Top of DATA RECORDS

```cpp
int qe_hashagg_create(qe_ctx* ctx, int32_t nkeys, const int32_t* key_types, int32_t naggs, const qe_agg_desc* aggs,
                      int64_t expected_groups, qe_hashagg** out) {
  return qe_hashagg_create_ex(ctx, nkeys, key_types, naggs, aggs, expected_groups, 0, out);
}

int qe_hashagg_create_ex(qe_ctx* ctx, int32_t nkeys, const int32_t* key_types, int32_t naggs, const qe_agg_desc* aggs,
                         int64_t expected_groups, int32_t flags, qe_hashagg** out) {
  QE_TRY(ctx_enter(ctx));
  QE_CHECK((flags & ~(QE_HASHAGG_DETERMINISTIC | QE_HASHAGG_FAST_FP64)) == 0, QE_ERR_INVALID_ARG, "unknown flags 0x%x",
           flags);
  QE_CHECK((flags & QE_HASHAGG_DETERMINISTIC) == 0 || (flags & QE_HASHAGG_FAST_FP64) == 0, QE_ERR_INVALID_ARG,
           "QE_HASHAGG_DETERMINISTIC and QE_HASHAGG_FAST_FP64 exclude each other");
  const bool det = (flags & QE_HASHAGG_FAST_FP64) == 0;
  QE_CHECK(out, QE_ERR_INVALID_ARG, "null out");
  QE_CHECK(nkeys >= 0 && nkeys <= QE_MAX_KEYS, QE_ERR_UNSUPPORTED, "0..%d group keys supported", QE_MAX_KEYS);
  QE_CHECK(naggs >= 0 && naggs <= QE_MAX_AGGS, QE_ERR_UNSUPPORTED, "0..%d aggregates supported", QE_MAX_AGGS);
  QE_CHECK(nkeys == 0 || key_types, QE_ERR_INVALID_ARG, "null key_types");
  QE_CHECK(naggs == 0 || aggs, QE_ERR_INVALID_ARG, "null aggs");
  qe_hashagg* h = new qe_hashagg();
  h->ctx = ctx;
  h->naggs = naggs;
  h->flags = flags;
  auto bail = [&](int code) {
    for (hipEvent_t e : {h->ev[0], h->ev[1], h->ev_ctl})
      if (e) (void)hipEventDestroy(e);
    if (h->ctl_pin) pinned_slot_free(h->ctl_pin, h->ctx->stream);
    if (h->keyed) keyed_destroy(ctx, h->keyed);
    delete h;
    return code;
  };
  int32_t dev_types[QE_MAX_KEYS] = {};
  {
    int32_t dn = 0;
    const int st = keyed_create(ctx, nkeys, key_types, expected_groups > 0 ? expected_groups : 1024, &h->keyed, &dn,
                                dev_types);
    if (st != QE_OK) return bail(st);
    nkeys = dn;
    key_types = dev_types;
  }
  h->nkeys = nkeys;
  if (nkeys == 0) {
    h->km.mode = 0;
  } else if (nkeys == 1 && (key_types[0] == QE_TYPE_INT64 || key_types[0] == QE_TYPE_FLOAT64)) {
    h->km.mode = 1;
  } else {
    h->km.mode = 2;
    int bit = 0;
    for (int k = 0; k < nkeys; ++k) {
      int w;
      switch (key_types[k]) {
        case QE_TYPE_INT32:
        case QE_TYPE_DATE32: w = 32; break;
        case QE_TYPE_UINT8: w = 8; break;
        default:
          return bail(fail(QE_ERR_UNSUPPORTED,
                           "group key %d: type %d cannot be packed (multi-key groups take uint8/int32/date32)", k,
                           key_types[k]));
      }
      h->km.shift[k] = bit;
      h->km.fmask[k] = (int64_t)((1ull << w) - 1);
      bit += w;
      h->km.nullbit[k] = bit;
      bit += 1;
    }
    if (bit > 63) return bail(fail(QE_ERR_UNSUPPORTED, "group keys need %d bits (max 63)", bit));
  }
  h->km.nkeys = nkeys;
  for (int k = 0; k < nkeys; ++k) {
    h->key_types[k] = key_types[k];
    h->km.type[k] = key_types[k];
  }
  h->rec_bytes = 24;
  for (int j = 0; j < naggs; ++j) {
    const qe_agg_desc& d = aggs[j];
    h->aggs[j] = d;
    const bool f = d.input_type == QE_TYPE_FLOAT64;
    const bool i = d.input_type == QE_TYPE_INT64 || d.input_type == QE_TYPE_INT32 ||
                   d.input_type == QE_TYPE_DATE32 || d.input_type == QE_TYPE_UINT8;
    if (d.fn != QE_AGG_COUNT_STAR && d.fn != QE_AGG_COUNT && !i && !f)
// ... 4 lines not shown
      case QE_AGG_MIN: h->acc[j] = f ? ACC_MIN_F : ACC_MIN_I; break;
      case QE_AGG_MAX: h->acc[j] = f ? ACC_MAX_F : ACC_MAX_I; break;
      case QE_AGG_AVG: h->acc[j] = det ? ACC_SUM_X : ACC_SUM_F; break;
      case QE_AGG_COUNT:
      case QE_AGG_COUNT_STAR: h->acc[j] = ACC_NONE; break;
      default: return bail(fail(QE_ERR_UNSUPPORTED, "aggregate %d: unknown function %d", j, d.fn));
    }
    h->rec_bytes += agg_rec_bytes(h->acc[j]);
  }
  if (hipEventCreate(&h->ev[0]) != hipSuccess || hipEventCreate(&h->ev[1]) != hipSuccess ||
      hipEventCreateWithFlags(&h->ev_ctl, hipEventDisableTiming) != hipSuccess)
    return bail(fail(QE_ERR_DEVICE, "hipEventCreate failed"));
  if (pinned_slot_alloc(&h->ctl_pin) != QE_OK) return bail(QE_ERR_OOM);
  if (dev_alloc(ctx, 64, (void**)&h->ctl) != QE_OK) return bail(fail(QE_ERR_OOM, "control allocation failed"));
  const int64_t eg = expected_groups > 0 ? expected_groups : 1024;
  h->expected_groups = eg;
  h->create_groups = eg;
  const LdsRange lr = lds_table_range(eg, h->acc, naggs, !ctx->jit, lds_budget(ctx));
  h->lds_log2 = lr.log2;
  h->lds_log2_min = lr.log2_min;
  const int per_cu = h->lds_log2 ? std::max<int>(1, std::min<int>(8, (int)((160 * 1024) / lds_bytes_min(h->acc, naggs, h->lds_log2, !ctx->jit)))) : 8;
  h->grid = ctx->num_cus * per_cu;
  if (h->lds_log2) {
    h->ovf_cap = (uint64_t)h->grid * (((uint64_t)1 << h->lds_log2) + 2);
    if (dev_alloc(ctx, h->ovf_cap * h->rec_bytes, (void**)&h->ovf) != QE_OK) {
      dev_free(ctx, h->ctl);
      return bail(fail(QE_ERR_OOM, "overflow area allocation failed"));
    }
  }
  const int st = table_alloc(h, std::max<uint64_t>(1024, next_pow2((uint64_t)(2 * eg))), &h->table_mem, &h->t, h->ctl);
  h->nn_implicit = all_nn_bits(h);
  if (st != QE_OK) {
    dev_free(ctx, h->ovf);
    dev_free(ctx, h->ctl);
    return bail(st);
  }
  h->ctl_rows_clean = true;
  *out = h;
  return QE_OK;
}

int qe_hashagg_destroy(qe_hashagg* h) {
  if (!h) return QE_OK;
  (void)hipSetDevice(h->ctx->device);
  qe_ctx* ctx = h->ctx;
  void* bufs[] = {h->table_mem, h->ctl, h->ovf, h->part_cnt, h->part_rec, h->part_slc, h->defer[0], h->defer[1]};
  for (void* b : bufs) dev_free(ctx, b);
  if (h->keyed) keyed_destroy(ctx, h->keyed);
  for (int i = 0; i < 2; ++i) {
    if (h->ev[i]) (void)hipEventDestroy(h->ev[i]);
  }
  if (h->ev_ctl) (void)hipEventDestroy(h->ev_ctl);
  pinned_slot_free(h->ctl_pin, ctx->stream);
  delete h;
  return QE_OK;
}

int qe_hashagg_last_kernel_kind(qe_hashagg* h, int32_t* specialized, char* note, int32_t note_len) {
  QE_CHECK(h && specialized, QE_ERR_INVALID_ARG, "null argument");
  *specialized = h->last_specialized;
  if (note && note_len > 0) {
    strncpy(note, h->jit_note.c_str(), (size_t)note_len - 1);
    note[note_len - 1] = 0;
  }
  return QE_OK;
}

int qe_hashagg_last_kernel_signature(qe_hashagg* h, uint64_t* sig) {
  QE_CHECK(h && sig, QE_ERR_INVALID_ARG, "null argument");
  *sig = h->last_sig;
  return QE_OK;
}

int qe_hashagg_last_kernel_time(qe_hashagg* h, double* ms, int32_t* launches) {
  QE_CHECK(h && ms, QE_ERR_INVALID_ARG, "null argument");
  QE_TRY(ctx_enter(h->ctx));
  QE_TRY(settle_pending(h));
  *ms = h->last_kernel_ms;
  if (launches) *launches = h->last_launches;
  return QE_OK;
}

int qe_hashagg_last_chunk_stats(qe_hashagg* h, int64_t* chunks, int64_t* full_chunks, int64_t* records) {
  QE_CHECK(h && chunks && full_chunks && records, QE_ERR_INVALID_ARG, "null argument");
  QE_TRY(ctx_enter(h->ctx));
  QE_TRY(settle_pending(h));
  *chunks = *full_chunks = *records = 0;
  if (h->chunk_cap <= 0 || !h->part_cnt) return QE_OK;
  QE_TRY(ctx_sync(h->ctx));
  int64_t ids = 0;
  QE_HIP(hipMemcpy(&ids, h->part_cnt, 8, hipMemcpyDeviceToHost));
  ids = std::max<int64_t>(0, std::min<int64_t>(ids, h->chunk_cap));
  std::vector<int64_t> meta((size_t)ids);
  if (ids) QE_HIP(hipMemcpy(meta.data(), h->part_cnt + 1, (size_t)ids * 8, hipMemcpyDeviceToHost));
  for (const int64_t w : meta) {
    if (w < 0) continue;
    const int64_t fill = w & 0xFFFFFFFFll;
    *chunks += 1;
    *full_chunks += fill == PART_CH ? 1 : 0;
    *records += fill;
  }
  return QE_OK;
}

int qe_hashagg_set_async(qe_hashagg* h, int32_t enable) {
  QE_CHECK(h, QE_ERR_INVALID_ARG, "null state");
// ... 228 lines not shown
  qe_ctx* ctx = h->ctx;
  void* s;
  QE_TRY(ctx_scratch(ctx, (size_t)nparts * 8, &s));
  QE_HIP(hipMemsetAsync(s, 0, (size_t)nparts * 8, ctx->stream));
  const int grid = (int)std::min<uint64_t>(div_up(h->t.cap + 2, 256), 8192);
  hipLaunchKernelGGL(k_export_count, dim3(grid), dim3(256), 0, ctx->stream, h->t, agg_meta(h), nparts,
                     (unsigned long long*)s);
  QE_TRY(launch_check("k_export_count"));
  QE_HIP(hipMemcpyAsync(counts, s, (size_t)nparts * 8, hipMemcpyDeviceToHost, ctx->stream));
  QE_TRY(ctx_sync(ctx));
  return QE_OK;
}

extern "C" {

int qe_hashagg_export(qe_hashagg* h, int32_t nparts, void* dst) {
  QE_CHECK(h && nparts >= 1, QE_ERR_INVALID_ARG, "bad arguments");
  QE_TRY(refuse_dict_records(h));
  QE_TRY(ctx_enter(h->ctx));
  return hashagg_export_raw(h, nparts, dst);
}

}

int qe::hashagg_export_raw(qe_hashagg* h, int32_t nparts, void* dst) {
  qe_ctx* ctx = h->ctx;
  int64_t groups;
  QE_TRY(qe_hashagg_num_groups(h, &groups));
  if (groups == 0) return QE_OK;
  QE_CHECK(dst, QE_ERR_INVALID_ARG, "null destination");
  void* s;
  QE_TRY(ctx_scratch(ctx, (size_t)nparts * 8, &s));
  QE_HIP(hipMemsetAsync(s, 0, (size_t)nparts * 8, ctx->stream));
  const int grid = (int)std::min<uint64_t>(div_up(h->t.cap + 2, 256), 8192);
  hipLaunchKernelGGL(k_export_count, dim3(grid), dim3(256), 0, ctx->stream, h->t, agg_meta(h), nparts,
                     (unsigned long long*)s);
  QE_TRY(launch_check("k_export_count"));
  hipLaunchKernelGGL(k_counts_to_cursors, dim3(1), dim3(64), 0, ctx->stream, (unsigned long long*)s, nparts);
  QE_TRY(launch_check("k_counts_to_cursors"));
  hipLaunchKernelGGL(k_export, dim3(grid), dim3(256), 0, ctx->stream, h->t, agg_meta(h), nparts, h->rec_bytes,
                     (unsigned long long*)s, (uint8_t*)dst);
  QE_TRY(launch_check("k_export"));
  return QE_OK;
}

extern "C" {

int qe_hashagg_export_slots(qe_hashagg* h, int32_t nparts, int64_t slot_records, void* dst) {
  QE_CHECK(h && nparts >= 1 && slot_records >= 1 && dst, QE_ERR_INVALID_ARG, "bad arguments");
  QE_TRY(refuse_dict_records(h));
  QE_TRY(ctx_enter(h->ctx));
  const bool speculative = h->pending;
  qe_ctx* ctx = h->ctx;
  void* s;
  QE_TRY(ctx_scratch(ctx, (size_t)nparts * 8, &s));
  QE_HIP(hipMemsetAsync(s, 0, (size_t)nparts * 8, ctx->stream));
  const int grid = (int)std::min<uint64_t>(div_up(h->t.cap + 2, 256), 8192);
  hipLaunchKernelGGL(k_export_slots, dim3(grid), dim3(256), 0, ctx->stream, h->t, agg_meta(h), nparts, h->rec_bytes,
                     (qi64)slot_records, (unsigned long long*)s, (uint8_t*)dst);
  QE_TRY(launch_check("k_export_slots"));
  const uint64_t slot_bytes = QE_SLOT_HEADER + (uint64_t)slot_records * h->rec_bytes;
  hipLaunchKernelGGL(k_slot_headers, dim3(1), dim3(64), 0, ctx->stream, (const unsigned long long*)s, nparts,
                     (qu64)slot_bytes, (uint8_t*)dst, speculative ? (const qu64*)h->ctl : (const qu64*)nullptr);
  QE_TRY(launch_check("k_slot_headers"));
  return QE_OK;
}

int qe_hashagg_import_slots(qe_hashagg* h, const void* slots, int32_t nslots, int64_t slot_records,
                            int64_t* max_count, int64_t* nrecords) {
  QE_CHECK(h && slots && nslots >= 1 && slot_records >= 1 && max_count, QE_ERR_INVALID_ARG, "bad arguments");
  QE_TRY(refuse_dict_records(h));
  QE_TRY(ctx_enter(h->ctx));
  QE_TRY(settle_pending(h));
  ++h->version;
  QE_TRY(nn_materialize(h, h->nn_implicit));
  qe_ctx* ctx = h->ctx;
  uint64_t groups_before;
  if (h->known_groups >= 0) {
    groups_before = (uint64_t)h->known_groups;
  } else {
    uint64_t c[8];
    QE_TRY(read_ctl(h, c));
    groups_before = c[0];
  }
  const uint64_t bound = groups_before + (uint64_t)nslots * (uint64_t)slot_records;
  if (2 * bound > h->t.cap) QE_TRY(table_grow(h, 2 * bound));
  h->known_groups = -1;
  const int grid = (int)std::min<uint64_t>(div_up((uint64_t)nslots * slot_records, 256), 8192);
  hipLaunchKernelGGL(k_import_slots, dim3(grid), dim3(256), 0, ctx->stream, (const uint8_t*)slots, nslots,
                     (qi64)slot_records, h->rec_bytes, h->t, agg_meta(h));
  QE_TRY(launch_check("k_import_slots"));
  uint64_t c[8];
  QE_TRY(read_ctl(h, c));
  *max_count = (int64_t)c[4];
  if (nrecords) *nrecords = (int64_t)c[5];
  h->known_groups = (int64_t)c[0];
  return QE_OK;
}

int qe_hashagg_import(qe_hashagg* h, const void* records, int64_t nrecords) {
  QE_CHECK(h && nrecords >= 0 && (records || nrecords == 0), QE_ERR_INVALID_ARG, "bad arguments");
  QE_TRY(refuse_dict_records(h));
  QE_TRY(ctx_enter(h->ctx));
  return hashagg_import_raw(h, records, nrecords);
}

int qe_hashagg_key_layout(qe_hashagg* h, int32_t* dictionary_keyed, int32_t* device_nkeys, int32_t* device_types) {
  QE_CHECK(h, QE_ERR_INVALID_ARG, "null state");
  if (dictionary_keyed) *dictionary_keyed = !keyed_dict(h->keyed) ? 0 : keyed_tuple(h->keyed) ? 2 : 1;
  if (device_nkeys) *device_nkeys = h->nkeys;
  if (device_types)
    for (int k = 0; k < QE_MAX_KEYS; ++k) device_types[k] = k < h->nkeys ? h->key_types[k] : 0;
  return QE_OK;
}

}

int qe::hashagg_import_raw(qe_hashagg* h, const void* records, int64_t nrecords) {
  QE_TRY(settle_pending(h));
  if (nrecords == 0) return QE_OK;
  ++h->version;
  QE_TRY(nn_materialize(h, h->nn_implicit));
  h->known_groups = -1;
  uint64_t c[8];
  QE_TRY(read_ctl(h, c));
  if (2 * (c[0] + (uint64_t)nrecords) > h->t.cap) QE_TRY(table_grow(h, 2 * (c[0] + (uint64_t)nrecords)));
  return import_records(h, records, nrecords);
}
```

Measured before the change: 278.7 billion rows/s.

## Add single-workgroup export/import slot kernels with pinned-memory counter publishing

For small hash tables, export and import of partial-aggregate slots now run as one workgroup kernel each. Export keeps its per-partition cursors in LDS and writes the slot headers itself, so it no longer needs the scratch memset, the count kernel or the separate header kernel. Import publishes its group and record counters to pinned host memory, which the host spin-polls instead of doing a blocking control readback. nn_materialize is skipped when the table is known to be empty. This targets launch and synchronisation latency in the merge phase, at the cost of using a single workgroup and burning host CPU while polling.

```diff
diff --git a/query-engines_amd/csrc/qe_hashagg.hip b/query-engines_amd/csrc/qe_hashagg.hip
--- a/query-engines_amd/csrc/qe_hashagg.hip
+++ b/query-engines_amd/csrc/qe_hashagg.hip
@@ -1,3 +1,5 @@
+#include <atomic>
+#include <chrono>
 #include <map>
 #include <memory>
 #include <mutex>
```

Bottom of DATA RECORDS

### PROBLEM STATEMENT
In the entries above, find every line holding the word "default" and copy it out.

### TASK RESPONSE
        default:
      default: return bail(fail(QE_ERR_UNSUPPORTED, "aggregate %d: unknown function %d", j, d.fn));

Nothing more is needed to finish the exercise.